What is expected: Only a number is wanted here: the count of lines in the data below where the string "launchers" occurs.

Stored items
══════════════════════════════

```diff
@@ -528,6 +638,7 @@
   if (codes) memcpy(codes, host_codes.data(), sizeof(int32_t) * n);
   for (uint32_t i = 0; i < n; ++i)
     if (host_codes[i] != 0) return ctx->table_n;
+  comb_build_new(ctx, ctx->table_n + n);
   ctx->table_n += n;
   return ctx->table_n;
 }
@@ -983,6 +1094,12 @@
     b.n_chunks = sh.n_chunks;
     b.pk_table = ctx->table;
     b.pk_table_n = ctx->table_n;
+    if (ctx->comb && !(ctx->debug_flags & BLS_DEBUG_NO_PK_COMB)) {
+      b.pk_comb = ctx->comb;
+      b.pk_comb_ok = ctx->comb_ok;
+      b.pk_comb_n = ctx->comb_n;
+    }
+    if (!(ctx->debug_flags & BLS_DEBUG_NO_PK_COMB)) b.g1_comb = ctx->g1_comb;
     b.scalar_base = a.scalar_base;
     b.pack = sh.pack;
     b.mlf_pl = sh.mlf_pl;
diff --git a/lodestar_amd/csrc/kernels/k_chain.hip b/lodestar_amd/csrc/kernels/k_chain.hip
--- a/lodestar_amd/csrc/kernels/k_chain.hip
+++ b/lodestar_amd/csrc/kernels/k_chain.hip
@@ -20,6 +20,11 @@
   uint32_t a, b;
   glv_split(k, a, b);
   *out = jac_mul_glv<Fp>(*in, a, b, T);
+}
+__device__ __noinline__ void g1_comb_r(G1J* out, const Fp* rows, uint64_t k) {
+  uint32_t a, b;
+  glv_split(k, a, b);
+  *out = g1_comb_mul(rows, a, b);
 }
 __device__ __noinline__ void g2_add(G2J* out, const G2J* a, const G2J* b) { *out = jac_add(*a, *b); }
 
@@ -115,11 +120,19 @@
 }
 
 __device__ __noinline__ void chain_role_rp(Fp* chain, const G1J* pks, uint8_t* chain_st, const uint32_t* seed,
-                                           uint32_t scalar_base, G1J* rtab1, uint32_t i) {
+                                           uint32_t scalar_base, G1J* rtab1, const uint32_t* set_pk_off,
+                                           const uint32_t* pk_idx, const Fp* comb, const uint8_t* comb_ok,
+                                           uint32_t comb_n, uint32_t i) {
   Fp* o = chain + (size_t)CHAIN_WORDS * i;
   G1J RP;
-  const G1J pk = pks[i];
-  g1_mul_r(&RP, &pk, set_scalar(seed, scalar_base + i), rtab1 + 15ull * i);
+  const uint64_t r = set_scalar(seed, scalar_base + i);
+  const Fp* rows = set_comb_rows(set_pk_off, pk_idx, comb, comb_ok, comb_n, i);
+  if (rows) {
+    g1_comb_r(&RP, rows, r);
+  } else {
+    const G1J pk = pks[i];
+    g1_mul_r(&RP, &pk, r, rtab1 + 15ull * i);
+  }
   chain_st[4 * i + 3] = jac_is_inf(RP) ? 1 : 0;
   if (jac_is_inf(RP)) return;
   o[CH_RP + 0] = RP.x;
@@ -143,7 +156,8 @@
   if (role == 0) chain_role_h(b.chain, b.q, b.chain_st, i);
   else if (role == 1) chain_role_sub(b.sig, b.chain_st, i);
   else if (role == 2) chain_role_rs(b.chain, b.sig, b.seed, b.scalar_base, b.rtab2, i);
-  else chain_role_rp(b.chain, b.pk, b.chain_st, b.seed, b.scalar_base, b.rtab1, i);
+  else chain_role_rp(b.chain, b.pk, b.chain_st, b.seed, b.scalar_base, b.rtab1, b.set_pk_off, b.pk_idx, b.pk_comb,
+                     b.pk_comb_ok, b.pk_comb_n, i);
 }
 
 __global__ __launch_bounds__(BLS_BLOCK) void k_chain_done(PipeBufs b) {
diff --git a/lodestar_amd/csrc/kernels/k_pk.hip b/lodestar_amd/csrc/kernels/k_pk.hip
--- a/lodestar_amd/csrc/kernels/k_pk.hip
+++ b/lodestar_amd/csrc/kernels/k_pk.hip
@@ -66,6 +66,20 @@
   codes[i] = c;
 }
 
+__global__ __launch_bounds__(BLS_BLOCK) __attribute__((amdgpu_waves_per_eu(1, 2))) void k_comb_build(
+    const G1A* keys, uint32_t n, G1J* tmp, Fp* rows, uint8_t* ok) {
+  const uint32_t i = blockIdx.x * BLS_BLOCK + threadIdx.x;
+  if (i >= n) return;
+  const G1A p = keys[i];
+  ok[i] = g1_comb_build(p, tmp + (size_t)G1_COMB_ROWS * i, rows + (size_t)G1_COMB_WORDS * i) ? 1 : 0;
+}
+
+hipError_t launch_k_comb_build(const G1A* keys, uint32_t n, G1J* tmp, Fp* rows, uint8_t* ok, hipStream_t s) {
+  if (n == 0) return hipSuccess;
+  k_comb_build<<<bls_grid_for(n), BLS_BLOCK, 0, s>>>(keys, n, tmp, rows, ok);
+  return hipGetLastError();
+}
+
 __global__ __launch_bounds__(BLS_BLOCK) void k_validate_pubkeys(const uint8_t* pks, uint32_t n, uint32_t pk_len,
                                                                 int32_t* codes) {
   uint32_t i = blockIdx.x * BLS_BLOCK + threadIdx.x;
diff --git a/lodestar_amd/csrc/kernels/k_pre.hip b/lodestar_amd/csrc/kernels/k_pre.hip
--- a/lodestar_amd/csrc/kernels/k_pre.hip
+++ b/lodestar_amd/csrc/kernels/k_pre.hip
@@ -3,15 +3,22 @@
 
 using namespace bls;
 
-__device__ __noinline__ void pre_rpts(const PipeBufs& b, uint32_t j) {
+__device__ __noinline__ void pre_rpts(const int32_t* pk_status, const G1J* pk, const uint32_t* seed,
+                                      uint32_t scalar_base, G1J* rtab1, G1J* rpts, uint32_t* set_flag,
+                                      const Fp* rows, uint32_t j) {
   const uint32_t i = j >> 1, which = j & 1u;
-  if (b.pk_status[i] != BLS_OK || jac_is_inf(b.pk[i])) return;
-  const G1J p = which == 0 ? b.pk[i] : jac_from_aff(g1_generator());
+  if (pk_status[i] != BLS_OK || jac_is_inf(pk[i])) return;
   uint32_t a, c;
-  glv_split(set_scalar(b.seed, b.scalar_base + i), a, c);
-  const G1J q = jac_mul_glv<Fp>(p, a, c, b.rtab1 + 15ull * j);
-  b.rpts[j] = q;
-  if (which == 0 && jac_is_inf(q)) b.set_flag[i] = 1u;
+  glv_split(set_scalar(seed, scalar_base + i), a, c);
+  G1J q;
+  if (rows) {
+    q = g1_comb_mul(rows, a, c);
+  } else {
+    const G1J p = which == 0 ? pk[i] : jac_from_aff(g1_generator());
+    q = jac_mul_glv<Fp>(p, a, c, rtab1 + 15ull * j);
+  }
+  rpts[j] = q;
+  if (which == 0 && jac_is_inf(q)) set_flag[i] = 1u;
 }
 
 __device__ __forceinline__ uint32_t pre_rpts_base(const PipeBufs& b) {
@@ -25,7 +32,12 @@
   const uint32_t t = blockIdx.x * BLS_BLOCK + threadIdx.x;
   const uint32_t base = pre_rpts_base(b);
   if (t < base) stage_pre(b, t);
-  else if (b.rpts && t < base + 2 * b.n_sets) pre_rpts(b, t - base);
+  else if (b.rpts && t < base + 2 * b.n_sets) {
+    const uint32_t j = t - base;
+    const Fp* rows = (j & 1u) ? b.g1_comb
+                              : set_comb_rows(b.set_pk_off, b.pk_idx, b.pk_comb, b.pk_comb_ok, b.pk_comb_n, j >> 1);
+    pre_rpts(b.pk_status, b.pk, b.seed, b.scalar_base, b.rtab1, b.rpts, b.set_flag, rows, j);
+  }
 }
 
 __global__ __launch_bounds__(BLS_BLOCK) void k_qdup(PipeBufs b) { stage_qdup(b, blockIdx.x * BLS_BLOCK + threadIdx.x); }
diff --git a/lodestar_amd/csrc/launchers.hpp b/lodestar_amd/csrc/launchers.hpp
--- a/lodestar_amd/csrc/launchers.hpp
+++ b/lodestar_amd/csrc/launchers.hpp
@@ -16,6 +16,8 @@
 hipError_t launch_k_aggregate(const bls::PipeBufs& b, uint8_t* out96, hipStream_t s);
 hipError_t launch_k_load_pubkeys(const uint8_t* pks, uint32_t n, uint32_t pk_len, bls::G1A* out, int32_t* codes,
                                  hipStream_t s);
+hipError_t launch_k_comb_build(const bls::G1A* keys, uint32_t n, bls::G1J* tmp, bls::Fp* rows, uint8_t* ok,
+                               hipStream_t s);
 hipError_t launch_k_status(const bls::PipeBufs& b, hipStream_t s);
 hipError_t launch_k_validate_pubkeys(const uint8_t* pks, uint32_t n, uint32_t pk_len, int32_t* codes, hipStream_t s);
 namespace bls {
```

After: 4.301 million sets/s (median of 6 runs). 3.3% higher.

══════════════════════════════

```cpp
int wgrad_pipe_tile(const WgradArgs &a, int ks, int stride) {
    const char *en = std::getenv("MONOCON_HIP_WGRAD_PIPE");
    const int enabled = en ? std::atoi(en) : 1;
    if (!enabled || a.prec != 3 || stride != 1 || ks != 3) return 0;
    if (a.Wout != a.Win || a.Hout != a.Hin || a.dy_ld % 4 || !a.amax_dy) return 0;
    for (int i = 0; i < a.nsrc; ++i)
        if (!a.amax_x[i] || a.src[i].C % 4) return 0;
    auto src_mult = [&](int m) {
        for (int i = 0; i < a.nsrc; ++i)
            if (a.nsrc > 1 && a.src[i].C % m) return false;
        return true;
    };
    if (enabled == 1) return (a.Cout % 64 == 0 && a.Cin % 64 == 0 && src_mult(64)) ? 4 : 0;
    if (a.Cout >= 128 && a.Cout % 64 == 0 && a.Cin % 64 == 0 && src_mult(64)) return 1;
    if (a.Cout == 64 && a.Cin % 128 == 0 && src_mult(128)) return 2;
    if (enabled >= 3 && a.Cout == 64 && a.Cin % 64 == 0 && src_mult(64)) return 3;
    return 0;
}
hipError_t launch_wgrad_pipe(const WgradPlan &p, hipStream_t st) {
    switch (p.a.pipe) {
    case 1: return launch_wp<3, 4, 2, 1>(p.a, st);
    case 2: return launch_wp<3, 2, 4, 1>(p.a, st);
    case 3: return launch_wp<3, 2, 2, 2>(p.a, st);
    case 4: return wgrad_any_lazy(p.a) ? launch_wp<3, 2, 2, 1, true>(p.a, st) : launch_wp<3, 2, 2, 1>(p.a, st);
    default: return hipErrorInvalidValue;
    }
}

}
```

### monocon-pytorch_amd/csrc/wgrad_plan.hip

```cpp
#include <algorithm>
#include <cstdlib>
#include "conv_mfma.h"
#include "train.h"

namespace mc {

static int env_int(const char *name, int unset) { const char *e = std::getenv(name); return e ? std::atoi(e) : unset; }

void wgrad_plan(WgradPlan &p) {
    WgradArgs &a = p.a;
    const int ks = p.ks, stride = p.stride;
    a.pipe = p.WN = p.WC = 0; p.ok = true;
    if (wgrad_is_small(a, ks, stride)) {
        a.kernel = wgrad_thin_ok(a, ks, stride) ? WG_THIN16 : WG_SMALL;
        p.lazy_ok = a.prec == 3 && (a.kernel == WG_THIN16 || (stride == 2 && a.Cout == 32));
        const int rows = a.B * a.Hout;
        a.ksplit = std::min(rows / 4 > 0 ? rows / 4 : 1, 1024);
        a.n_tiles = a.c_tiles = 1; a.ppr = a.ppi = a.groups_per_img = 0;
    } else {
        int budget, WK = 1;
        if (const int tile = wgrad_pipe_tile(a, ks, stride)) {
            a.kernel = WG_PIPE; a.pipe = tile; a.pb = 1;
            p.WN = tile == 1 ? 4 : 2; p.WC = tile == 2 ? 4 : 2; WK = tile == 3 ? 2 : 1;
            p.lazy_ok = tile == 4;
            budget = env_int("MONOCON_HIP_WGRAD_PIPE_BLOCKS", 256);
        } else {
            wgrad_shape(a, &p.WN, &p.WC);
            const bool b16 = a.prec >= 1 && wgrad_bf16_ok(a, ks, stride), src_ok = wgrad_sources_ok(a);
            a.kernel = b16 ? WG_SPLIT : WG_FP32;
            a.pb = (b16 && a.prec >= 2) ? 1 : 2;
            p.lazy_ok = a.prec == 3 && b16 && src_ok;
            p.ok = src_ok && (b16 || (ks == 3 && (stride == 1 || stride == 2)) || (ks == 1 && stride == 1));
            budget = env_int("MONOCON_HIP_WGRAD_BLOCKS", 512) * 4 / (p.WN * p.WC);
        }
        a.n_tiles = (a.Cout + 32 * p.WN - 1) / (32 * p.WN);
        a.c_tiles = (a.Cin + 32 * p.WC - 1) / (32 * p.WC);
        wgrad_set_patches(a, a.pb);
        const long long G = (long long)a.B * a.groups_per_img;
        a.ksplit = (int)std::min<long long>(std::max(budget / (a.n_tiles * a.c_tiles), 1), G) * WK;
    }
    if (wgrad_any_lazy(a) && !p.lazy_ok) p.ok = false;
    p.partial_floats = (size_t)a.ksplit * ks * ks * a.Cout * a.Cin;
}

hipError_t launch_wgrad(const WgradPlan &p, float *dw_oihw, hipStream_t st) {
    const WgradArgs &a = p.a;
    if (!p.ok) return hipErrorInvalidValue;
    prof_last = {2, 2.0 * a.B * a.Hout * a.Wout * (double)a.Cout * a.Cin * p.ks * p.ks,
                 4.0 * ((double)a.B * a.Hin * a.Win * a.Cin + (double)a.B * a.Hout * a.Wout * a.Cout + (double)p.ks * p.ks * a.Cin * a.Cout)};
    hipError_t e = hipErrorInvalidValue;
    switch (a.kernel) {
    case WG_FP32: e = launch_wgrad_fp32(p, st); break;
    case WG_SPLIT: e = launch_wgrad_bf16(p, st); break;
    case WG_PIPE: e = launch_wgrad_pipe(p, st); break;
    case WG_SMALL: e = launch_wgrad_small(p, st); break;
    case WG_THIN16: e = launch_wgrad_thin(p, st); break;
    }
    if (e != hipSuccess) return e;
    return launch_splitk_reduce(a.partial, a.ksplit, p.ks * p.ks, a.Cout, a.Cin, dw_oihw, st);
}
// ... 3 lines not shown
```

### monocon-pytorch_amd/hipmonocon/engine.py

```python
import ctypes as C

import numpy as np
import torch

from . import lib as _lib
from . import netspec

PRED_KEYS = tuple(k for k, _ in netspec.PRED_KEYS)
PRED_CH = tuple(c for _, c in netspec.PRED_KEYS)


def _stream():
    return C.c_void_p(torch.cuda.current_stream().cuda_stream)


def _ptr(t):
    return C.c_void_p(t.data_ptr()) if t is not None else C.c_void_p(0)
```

══════════════════════════════

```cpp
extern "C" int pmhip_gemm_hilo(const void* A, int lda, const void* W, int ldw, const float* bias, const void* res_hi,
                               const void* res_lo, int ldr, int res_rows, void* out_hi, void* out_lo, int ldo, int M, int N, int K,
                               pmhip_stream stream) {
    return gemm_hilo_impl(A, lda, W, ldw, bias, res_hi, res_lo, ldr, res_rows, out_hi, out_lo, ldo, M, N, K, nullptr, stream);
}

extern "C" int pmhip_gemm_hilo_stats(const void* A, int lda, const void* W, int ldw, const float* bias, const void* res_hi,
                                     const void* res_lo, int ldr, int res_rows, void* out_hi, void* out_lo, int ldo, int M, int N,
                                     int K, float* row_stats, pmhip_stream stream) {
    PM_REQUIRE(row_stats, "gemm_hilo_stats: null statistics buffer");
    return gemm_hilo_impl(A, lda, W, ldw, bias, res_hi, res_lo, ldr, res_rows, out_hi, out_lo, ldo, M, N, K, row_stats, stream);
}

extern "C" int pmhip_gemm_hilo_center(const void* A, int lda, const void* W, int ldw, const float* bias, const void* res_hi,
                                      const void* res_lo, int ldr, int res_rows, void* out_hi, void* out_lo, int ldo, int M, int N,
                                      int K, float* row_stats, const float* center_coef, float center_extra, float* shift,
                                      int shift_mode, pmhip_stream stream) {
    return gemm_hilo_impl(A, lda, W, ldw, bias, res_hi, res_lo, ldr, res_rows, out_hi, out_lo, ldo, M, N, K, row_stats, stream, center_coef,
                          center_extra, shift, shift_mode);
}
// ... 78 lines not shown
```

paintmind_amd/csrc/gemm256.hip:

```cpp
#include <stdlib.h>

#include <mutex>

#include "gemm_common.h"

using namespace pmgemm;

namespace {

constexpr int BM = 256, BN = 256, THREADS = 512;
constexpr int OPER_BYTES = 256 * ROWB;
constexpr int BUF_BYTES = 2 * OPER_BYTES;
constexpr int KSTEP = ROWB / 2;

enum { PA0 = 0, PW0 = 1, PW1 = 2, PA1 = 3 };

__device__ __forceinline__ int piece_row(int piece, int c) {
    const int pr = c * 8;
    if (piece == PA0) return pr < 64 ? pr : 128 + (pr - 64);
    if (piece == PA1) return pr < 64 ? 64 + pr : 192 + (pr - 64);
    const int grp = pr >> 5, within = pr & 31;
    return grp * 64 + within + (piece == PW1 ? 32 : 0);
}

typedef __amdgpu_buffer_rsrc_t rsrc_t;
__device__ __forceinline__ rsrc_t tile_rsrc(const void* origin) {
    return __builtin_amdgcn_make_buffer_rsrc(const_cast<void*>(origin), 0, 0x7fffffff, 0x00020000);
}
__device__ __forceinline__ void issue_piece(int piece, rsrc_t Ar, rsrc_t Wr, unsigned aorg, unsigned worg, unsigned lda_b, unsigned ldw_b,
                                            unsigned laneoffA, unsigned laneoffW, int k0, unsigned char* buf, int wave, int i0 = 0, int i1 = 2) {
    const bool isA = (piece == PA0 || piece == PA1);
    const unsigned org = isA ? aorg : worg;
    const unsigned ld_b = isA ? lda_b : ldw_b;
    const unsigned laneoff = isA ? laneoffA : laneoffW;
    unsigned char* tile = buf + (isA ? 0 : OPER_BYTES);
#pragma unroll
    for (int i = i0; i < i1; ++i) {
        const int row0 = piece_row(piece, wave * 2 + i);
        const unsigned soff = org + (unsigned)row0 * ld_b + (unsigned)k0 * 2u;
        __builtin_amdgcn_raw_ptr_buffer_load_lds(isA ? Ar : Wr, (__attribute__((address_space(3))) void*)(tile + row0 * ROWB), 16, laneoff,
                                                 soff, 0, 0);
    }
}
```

══════════════════════════════

Your solution: 3